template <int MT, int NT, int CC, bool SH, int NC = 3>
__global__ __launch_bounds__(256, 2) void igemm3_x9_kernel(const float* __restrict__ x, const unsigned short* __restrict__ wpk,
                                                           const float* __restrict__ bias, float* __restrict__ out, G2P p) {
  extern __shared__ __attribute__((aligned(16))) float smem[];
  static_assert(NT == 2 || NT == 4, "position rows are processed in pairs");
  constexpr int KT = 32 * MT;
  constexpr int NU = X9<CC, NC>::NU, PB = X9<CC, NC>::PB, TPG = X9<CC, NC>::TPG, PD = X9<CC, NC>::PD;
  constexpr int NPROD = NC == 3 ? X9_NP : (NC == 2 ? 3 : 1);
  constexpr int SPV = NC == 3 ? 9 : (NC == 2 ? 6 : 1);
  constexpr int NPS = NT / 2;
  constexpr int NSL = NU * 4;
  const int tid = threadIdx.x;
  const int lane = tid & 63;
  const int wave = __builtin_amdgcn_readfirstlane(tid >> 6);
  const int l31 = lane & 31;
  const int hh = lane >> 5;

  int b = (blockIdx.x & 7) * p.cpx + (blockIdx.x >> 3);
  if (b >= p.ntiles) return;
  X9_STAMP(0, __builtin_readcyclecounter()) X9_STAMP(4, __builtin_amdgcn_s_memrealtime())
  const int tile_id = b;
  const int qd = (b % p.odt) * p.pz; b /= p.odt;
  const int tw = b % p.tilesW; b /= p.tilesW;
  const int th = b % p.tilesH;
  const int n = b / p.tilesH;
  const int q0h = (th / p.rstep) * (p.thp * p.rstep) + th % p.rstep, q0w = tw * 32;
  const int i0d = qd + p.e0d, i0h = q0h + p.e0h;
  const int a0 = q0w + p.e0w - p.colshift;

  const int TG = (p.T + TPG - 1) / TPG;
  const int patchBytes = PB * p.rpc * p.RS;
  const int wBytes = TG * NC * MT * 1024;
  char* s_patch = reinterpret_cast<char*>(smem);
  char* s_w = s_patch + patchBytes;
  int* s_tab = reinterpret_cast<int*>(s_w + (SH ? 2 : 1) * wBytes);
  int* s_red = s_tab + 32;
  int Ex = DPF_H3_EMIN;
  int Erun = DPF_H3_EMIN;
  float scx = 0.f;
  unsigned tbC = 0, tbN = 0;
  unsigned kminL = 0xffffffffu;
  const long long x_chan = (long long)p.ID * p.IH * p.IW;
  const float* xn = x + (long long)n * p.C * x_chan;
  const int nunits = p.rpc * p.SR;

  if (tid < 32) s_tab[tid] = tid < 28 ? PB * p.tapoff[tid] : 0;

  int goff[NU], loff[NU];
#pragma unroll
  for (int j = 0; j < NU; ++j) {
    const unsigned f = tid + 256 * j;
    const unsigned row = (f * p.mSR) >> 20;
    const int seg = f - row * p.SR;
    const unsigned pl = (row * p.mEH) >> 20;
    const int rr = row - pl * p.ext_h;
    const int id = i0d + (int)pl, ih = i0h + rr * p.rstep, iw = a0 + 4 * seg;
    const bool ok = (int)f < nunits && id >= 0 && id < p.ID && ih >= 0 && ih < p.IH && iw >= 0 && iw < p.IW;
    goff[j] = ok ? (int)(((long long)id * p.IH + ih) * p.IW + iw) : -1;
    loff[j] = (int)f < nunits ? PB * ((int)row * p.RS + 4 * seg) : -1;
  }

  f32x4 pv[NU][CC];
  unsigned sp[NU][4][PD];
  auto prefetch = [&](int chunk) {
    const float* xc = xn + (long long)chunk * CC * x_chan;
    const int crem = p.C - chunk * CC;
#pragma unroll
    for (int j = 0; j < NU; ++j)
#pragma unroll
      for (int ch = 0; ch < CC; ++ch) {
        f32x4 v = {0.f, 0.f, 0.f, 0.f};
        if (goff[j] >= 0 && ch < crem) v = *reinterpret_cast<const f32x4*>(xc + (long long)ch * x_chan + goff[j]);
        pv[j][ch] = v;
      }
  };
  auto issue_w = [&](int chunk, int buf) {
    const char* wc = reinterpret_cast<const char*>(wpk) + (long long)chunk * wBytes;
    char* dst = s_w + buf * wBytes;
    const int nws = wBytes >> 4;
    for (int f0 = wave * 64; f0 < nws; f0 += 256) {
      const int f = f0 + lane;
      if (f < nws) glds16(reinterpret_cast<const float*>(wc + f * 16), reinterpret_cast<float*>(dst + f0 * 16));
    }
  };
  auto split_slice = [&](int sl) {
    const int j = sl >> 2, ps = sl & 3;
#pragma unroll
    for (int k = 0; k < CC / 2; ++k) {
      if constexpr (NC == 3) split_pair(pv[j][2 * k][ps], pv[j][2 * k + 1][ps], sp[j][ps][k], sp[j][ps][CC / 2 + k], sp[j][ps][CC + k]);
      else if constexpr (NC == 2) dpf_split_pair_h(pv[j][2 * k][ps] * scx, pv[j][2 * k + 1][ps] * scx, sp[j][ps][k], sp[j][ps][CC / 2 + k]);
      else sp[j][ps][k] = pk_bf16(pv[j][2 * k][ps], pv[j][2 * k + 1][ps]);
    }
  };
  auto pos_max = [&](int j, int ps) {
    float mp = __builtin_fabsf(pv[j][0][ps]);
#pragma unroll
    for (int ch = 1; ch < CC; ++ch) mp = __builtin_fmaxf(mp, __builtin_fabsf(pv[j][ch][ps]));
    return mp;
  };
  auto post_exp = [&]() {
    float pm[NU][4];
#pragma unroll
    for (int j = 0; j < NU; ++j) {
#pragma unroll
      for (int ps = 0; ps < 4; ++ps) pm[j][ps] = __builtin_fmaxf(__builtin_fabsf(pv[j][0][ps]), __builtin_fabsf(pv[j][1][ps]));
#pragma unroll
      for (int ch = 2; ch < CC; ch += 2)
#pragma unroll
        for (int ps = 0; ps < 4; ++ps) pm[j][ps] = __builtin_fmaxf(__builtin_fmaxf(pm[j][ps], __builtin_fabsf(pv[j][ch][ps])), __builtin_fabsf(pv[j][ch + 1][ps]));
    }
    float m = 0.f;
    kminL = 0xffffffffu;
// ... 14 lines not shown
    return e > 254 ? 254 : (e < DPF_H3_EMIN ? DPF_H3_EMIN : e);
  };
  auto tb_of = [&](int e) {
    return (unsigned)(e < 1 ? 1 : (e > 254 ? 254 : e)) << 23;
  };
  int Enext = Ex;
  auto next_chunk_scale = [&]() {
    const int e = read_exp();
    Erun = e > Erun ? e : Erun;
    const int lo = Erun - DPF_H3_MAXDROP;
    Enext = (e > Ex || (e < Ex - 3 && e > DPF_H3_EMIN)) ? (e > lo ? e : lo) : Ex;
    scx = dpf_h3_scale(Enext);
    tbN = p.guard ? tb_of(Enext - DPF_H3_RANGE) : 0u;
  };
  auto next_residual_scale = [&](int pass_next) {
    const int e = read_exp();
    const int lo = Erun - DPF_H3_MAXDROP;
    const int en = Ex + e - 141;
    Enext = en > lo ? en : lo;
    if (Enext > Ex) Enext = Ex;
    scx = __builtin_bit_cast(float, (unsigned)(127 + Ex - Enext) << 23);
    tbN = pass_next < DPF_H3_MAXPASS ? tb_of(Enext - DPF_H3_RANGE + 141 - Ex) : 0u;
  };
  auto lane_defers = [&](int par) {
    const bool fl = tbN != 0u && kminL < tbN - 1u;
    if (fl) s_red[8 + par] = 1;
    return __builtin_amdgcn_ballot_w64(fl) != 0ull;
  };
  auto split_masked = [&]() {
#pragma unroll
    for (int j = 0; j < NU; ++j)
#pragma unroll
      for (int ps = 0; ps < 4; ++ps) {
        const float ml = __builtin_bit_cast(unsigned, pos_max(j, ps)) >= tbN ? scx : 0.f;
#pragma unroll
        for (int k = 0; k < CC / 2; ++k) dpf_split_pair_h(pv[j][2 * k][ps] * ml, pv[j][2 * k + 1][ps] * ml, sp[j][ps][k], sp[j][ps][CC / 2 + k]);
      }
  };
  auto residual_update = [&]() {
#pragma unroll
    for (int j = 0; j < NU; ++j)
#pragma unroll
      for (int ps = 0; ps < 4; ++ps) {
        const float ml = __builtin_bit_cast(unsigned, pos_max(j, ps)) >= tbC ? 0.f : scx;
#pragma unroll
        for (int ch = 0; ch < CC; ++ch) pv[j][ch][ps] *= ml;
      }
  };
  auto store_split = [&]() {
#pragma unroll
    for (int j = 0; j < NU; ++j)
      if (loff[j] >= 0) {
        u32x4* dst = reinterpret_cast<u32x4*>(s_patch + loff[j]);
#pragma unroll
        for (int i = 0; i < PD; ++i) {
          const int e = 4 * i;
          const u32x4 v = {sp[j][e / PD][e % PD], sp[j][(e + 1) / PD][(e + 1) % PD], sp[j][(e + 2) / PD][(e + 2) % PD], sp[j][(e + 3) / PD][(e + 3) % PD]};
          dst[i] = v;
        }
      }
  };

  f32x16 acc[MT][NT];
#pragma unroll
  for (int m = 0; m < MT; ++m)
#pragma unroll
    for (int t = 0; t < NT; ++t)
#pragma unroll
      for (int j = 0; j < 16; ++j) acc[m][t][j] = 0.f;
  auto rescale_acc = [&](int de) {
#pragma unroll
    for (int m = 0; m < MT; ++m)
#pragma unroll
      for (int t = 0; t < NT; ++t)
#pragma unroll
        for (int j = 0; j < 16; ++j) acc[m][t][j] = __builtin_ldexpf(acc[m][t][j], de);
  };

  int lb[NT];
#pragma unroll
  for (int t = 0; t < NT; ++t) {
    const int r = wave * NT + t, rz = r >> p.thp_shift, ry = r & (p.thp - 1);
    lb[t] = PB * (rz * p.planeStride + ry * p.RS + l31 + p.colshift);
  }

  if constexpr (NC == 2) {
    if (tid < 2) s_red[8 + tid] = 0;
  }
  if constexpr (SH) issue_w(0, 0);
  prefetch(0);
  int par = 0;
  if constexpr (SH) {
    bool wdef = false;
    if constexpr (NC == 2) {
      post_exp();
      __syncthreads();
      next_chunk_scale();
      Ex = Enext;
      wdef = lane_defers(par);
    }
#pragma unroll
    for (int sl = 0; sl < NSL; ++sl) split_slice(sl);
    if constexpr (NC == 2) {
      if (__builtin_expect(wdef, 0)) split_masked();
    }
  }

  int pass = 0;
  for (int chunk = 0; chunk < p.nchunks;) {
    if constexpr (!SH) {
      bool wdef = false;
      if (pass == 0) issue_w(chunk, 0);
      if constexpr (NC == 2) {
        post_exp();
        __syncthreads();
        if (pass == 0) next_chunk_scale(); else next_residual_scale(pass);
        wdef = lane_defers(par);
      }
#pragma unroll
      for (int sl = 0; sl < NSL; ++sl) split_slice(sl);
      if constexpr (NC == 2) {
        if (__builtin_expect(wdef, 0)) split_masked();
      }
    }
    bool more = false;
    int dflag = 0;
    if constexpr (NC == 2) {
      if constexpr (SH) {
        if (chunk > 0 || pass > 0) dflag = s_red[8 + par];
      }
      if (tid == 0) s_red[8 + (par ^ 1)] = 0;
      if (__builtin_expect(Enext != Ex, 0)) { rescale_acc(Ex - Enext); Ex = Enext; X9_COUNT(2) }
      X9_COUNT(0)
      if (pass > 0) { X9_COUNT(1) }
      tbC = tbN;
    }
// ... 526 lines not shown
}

____

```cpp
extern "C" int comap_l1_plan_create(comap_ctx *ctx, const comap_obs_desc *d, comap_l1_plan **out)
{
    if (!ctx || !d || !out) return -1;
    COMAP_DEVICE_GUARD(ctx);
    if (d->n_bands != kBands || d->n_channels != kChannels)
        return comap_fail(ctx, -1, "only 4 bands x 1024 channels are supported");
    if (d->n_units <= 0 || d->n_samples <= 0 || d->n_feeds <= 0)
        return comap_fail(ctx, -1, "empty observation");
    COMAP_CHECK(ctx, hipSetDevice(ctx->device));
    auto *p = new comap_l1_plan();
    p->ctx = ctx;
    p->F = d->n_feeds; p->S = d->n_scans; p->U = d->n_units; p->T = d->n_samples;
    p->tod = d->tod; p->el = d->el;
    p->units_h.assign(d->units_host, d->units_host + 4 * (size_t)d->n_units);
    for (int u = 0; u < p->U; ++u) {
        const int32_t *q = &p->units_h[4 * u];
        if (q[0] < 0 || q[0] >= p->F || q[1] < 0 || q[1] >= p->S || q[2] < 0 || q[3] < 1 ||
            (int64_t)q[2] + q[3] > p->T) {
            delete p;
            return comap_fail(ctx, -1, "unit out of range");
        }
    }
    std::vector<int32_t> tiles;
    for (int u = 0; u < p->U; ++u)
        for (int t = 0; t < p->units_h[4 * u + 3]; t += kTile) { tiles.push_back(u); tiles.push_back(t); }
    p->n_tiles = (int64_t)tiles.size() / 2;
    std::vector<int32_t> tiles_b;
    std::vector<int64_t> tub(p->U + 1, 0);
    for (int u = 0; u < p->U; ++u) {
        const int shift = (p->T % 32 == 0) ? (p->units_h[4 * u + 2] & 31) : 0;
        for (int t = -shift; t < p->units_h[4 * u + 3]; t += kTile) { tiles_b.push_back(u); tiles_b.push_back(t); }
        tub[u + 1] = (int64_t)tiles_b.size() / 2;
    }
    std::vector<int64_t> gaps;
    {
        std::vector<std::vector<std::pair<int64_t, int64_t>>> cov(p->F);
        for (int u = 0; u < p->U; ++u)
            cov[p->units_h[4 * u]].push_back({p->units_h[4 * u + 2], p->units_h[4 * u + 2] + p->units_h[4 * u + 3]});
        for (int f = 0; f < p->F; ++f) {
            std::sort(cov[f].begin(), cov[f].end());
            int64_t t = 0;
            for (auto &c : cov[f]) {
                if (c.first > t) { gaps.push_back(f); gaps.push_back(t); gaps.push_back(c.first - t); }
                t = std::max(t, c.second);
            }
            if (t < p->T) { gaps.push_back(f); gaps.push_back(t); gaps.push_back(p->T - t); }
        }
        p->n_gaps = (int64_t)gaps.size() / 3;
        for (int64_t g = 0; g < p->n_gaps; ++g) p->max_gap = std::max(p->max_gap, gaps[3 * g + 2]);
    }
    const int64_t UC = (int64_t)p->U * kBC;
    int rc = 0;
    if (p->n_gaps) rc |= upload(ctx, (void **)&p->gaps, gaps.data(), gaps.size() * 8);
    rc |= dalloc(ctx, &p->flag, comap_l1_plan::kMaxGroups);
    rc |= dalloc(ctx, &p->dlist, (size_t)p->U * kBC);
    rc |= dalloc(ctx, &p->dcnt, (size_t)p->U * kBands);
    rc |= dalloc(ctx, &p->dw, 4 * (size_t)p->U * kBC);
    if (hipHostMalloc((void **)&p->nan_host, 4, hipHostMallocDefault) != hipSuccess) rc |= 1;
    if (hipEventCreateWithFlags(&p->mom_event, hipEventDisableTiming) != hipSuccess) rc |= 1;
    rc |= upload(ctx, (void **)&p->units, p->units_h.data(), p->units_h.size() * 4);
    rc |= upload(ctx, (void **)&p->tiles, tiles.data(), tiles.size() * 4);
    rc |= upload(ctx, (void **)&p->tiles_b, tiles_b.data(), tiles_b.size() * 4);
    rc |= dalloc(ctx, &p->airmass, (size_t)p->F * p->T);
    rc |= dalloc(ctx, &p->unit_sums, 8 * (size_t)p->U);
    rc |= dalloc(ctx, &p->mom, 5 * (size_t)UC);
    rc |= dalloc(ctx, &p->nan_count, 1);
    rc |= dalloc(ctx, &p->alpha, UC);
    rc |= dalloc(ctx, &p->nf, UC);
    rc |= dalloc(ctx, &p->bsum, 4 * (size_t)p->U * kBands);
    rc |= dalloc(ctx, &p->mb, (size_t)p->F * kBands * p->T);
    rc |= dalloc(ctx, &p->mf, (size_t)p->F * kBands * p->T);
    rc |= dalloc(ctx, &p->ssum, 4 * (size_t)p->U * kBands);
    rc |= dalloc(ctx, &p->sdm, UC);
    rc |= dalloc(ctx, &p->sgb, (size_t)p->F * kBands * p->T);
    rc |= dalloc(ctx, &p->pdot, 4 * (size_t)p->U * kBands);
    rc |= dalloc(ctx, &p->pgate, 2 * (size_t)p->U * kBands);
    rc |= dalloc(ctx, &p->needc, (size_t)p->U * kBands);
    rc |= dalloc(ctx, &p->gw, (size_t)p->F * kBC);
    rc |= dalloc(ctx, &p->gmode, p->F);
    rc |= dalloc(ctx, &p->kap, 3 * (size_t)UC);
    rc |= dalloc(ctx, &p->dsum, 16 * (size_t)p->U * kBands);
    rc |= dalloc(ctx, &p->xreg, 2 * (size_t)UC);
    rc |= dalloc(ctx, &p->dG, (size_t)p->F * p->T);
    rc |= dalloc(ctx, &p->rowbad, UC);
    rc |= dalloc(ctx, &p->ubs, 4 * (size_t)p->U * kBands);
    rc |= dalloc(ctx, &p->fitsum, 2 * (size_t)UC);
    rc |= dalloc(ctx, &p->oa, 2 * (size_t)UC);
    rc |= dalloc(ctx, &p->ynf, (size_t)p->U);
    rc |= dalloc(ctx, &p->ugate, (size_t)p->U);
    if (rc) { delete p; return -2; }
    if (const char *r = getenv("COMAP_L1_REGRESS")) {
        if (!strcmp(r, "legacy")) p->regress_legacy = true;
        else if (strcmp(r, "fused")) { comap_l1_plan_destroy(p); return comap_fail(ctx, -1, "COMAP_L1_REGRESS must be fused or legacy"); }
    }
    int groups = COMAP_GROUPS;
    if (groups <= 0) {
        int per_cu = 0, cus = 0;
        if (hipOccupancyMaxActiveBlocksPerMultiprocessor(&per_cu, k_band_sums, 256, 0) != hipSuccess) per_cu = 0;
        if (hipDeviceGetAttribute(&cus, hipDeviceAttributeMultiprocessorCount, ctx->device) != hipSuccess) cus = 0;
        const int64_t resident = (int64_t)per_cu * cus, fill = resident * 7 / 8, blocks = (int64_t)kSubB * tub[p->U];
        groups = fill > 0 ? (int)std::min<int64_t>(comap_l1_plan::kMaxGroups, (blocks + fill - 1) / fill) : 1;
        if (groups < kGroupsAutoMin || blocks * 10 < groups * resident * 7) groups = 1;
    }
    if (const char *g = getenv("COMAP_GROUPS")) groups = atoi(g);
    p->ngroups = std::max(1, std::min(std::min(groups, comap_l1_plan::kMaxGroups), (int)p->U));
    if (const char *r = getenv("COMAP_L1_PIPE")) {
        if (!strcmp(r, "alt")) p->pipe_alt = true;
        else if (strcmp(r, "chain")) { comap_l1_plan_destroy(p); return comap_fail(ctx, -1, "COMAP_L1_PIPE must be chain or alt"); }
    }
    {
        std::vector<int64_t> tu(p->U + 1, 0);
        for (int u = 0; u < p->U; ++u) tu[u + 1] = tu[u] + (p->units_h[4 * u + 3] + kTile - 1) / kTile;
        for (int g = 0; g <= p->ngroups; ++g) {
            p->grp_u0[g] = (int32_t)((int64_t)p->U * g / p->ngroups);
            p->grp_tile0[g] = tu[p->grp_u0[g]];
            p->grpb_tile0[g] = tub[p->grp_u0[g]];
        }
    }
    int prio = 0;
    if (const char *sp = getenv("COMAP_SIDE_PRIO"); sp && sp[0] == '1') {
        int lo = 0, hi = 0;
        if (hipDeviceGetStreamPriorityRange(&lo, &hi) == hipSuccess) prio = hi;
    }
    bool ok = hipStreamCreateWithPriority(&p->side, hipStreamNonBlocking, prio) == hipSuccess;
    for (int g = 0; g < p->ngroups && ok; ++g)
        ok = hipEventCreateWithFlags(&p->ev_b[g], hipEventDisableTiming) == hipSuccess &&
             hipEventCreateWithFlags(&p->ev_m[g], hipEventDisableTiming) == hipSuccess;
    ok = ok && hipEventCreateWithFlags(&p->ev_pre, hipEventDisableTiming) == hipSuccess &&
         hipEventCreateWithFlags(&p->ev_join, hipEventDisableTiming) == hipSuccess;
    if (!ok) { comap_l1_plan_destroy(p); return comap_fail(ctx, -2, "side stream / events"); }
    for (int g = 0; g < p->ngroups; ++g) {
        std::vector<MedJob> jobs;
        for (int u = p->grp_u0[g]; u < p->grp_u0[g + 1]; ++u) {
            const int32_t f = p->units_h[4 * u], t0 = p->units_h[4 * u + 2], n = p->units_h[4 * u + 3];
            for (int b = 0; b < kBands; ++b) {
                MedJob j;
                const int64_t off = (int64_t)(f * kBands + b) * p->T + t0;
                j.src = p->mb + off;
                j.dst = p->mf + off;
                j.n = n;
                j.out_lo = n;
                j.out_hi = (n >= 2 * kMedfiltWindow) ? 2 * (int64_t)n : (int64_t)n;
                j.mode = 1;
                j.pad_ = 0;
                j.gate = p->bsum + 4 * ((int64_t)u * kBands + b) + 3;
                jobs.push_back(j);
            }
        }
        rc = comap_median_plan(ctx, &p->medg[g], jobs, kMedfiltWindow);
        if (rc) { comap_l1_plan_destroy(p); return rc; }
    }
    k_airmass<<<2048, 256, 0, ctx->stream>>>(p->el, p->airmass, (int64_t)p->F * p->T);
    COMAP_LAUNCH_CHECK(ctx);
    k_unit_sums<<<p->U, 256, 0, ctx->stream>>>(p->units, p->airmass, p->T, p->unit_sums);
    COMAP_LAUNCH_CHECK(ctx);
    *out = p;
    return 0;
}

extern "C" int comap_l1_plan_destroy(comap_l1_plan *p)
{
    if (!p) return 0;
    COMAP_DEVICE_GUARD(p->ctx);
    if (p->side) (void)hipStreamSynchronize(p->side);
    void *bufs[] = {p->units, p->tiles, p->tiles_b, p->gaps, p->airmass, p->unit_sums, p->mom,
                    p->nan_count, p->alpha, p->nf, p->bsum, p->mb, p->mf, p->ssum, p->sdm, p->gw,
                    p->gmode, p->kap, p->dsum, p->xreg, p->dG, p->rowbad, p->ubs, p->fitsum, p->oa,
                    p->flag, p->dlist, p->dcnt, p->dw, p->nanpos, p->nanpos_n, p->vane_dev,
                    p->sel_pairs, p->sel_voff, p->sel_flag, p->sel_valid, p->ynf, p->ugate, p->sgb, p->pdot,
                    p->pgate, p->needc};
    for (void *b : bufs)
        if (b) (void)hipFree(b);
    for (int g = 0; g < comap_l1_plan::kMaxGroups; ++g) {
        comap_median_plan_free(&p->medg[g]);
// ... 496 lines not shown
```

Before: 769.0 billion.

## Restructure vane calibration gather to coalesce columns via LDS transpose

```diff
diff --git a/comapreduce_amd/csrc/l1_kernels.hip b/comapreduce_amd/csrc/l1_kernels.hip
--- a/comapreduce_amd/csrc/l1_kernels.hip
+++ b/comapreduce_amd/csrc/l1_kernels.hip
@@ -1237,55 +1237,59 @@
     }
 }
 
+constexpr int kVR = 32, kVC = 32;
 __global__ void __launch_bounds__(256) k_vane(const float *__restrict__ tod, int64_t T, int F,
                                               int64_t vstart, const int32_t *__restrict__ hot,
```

____

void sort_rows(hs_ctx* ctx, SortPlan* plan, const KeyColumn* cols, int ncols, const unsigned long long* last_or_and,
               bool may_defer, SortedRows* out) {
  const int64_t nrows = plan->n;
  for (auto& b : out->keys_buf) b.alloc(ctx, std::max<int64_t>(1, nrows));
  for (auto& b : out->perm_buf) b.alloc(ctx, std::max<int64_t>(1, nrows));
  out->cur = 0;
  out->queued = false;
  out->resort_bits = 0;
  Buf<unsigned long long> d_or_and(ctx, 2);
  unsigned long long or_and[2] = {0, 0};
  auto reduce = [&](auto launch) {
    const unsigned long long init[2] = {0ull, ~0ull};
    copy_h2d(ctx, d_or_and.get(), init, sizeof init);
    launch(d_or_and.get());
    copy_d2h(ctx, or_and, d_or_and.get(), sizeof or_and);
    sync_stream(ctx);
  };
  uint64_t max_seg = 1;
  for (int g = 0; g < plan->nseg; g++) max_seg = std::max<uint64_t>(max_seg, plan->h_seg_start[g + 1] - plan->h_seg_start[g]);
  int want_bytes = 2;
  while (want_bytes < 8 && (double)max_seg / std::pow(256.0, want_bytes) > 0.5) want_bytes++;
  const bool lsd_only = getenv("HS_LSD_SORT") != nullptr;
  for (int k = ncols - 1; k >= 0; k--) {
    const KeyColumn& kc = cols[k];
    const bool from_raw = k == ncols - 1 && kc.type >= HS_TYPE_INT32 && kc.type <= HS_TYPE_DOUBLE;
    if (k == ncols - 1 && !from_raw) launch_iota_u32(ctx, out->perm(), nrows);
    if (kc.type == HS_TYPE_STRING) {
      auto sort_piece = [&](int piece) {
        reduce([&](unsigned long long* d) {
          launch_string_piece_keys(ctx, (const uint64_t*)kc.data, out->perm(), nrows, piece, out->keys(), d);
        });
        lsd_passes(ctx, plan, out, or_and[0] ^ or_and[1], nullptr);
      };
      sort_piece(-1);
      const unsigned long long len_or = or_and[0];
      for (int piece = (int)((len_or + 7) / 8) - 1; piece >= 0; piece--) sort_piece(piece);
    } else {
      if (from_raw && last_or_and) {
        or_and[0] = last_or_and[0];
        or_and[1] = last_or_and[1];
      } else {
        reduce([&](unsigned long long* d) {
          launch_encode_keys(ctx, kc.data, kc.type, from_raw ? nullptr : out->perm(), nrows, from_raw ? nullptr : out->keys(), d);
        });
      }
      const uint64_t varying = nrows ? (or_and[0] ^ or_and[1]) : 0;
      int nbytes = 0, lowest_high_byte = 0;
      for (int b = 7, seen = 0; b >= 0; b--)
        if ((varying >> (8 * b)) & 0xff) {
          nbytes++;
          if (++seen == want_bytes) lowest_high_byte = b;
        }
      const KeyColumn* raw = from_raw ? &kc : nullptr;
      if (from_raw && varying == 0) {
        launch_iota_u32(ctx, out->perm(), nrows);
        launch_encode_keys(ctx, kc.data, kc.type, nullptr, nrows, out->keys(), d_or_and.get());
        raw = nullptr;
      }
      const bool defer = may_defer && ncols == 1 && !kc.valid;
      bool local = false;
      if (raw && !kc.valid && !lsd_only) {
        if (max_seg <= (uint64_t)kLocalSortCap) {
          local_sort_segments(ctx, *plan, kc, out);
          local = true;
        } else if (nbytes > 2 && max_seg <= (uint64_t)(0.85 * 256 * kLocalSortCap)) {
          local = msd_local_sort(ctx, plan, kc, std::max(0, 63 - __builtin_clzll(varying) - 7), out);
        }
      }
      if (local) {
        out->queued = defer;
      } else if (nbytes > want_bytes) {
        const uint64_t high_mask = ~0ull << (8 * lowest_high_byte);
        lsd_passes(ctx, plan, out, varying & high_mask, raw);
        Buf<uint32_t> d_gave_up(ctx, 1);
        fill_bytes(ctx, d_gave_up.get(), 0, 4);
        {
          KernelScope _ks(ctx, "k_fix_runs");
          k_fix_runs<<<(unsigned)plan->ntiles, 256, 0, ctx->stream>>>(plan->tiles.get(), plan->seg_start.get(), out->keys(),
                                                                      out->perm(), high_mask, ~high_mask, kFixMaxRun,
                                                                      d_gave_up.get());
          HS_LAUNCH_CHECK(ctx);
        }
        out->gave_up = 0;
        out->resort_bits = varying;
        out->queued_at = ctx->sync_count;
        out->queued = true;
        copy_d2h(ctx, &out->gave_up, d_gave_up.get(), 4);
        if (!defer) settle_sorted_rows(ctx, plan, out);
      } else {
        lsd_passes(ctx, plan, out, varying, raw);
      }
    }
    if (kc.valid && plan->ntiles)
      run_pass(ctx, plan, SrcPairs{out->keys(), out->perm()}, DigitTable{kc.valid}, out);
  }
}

____

WHAT YOU ARE ASKED TO DO:
Find "pdot" in the preceding records. Copy each line that holds it.

RESULT OF THIS EXERCISE:
    rc |= dalloc(ctx, &p->pdot, 4 * (size_t)p->U * kBands);
                    p->sel_pairs, p->sel_voff, p->sel_flag, p->sel_valid, p->ynf, p->ugate, p->sgb, p->pdot,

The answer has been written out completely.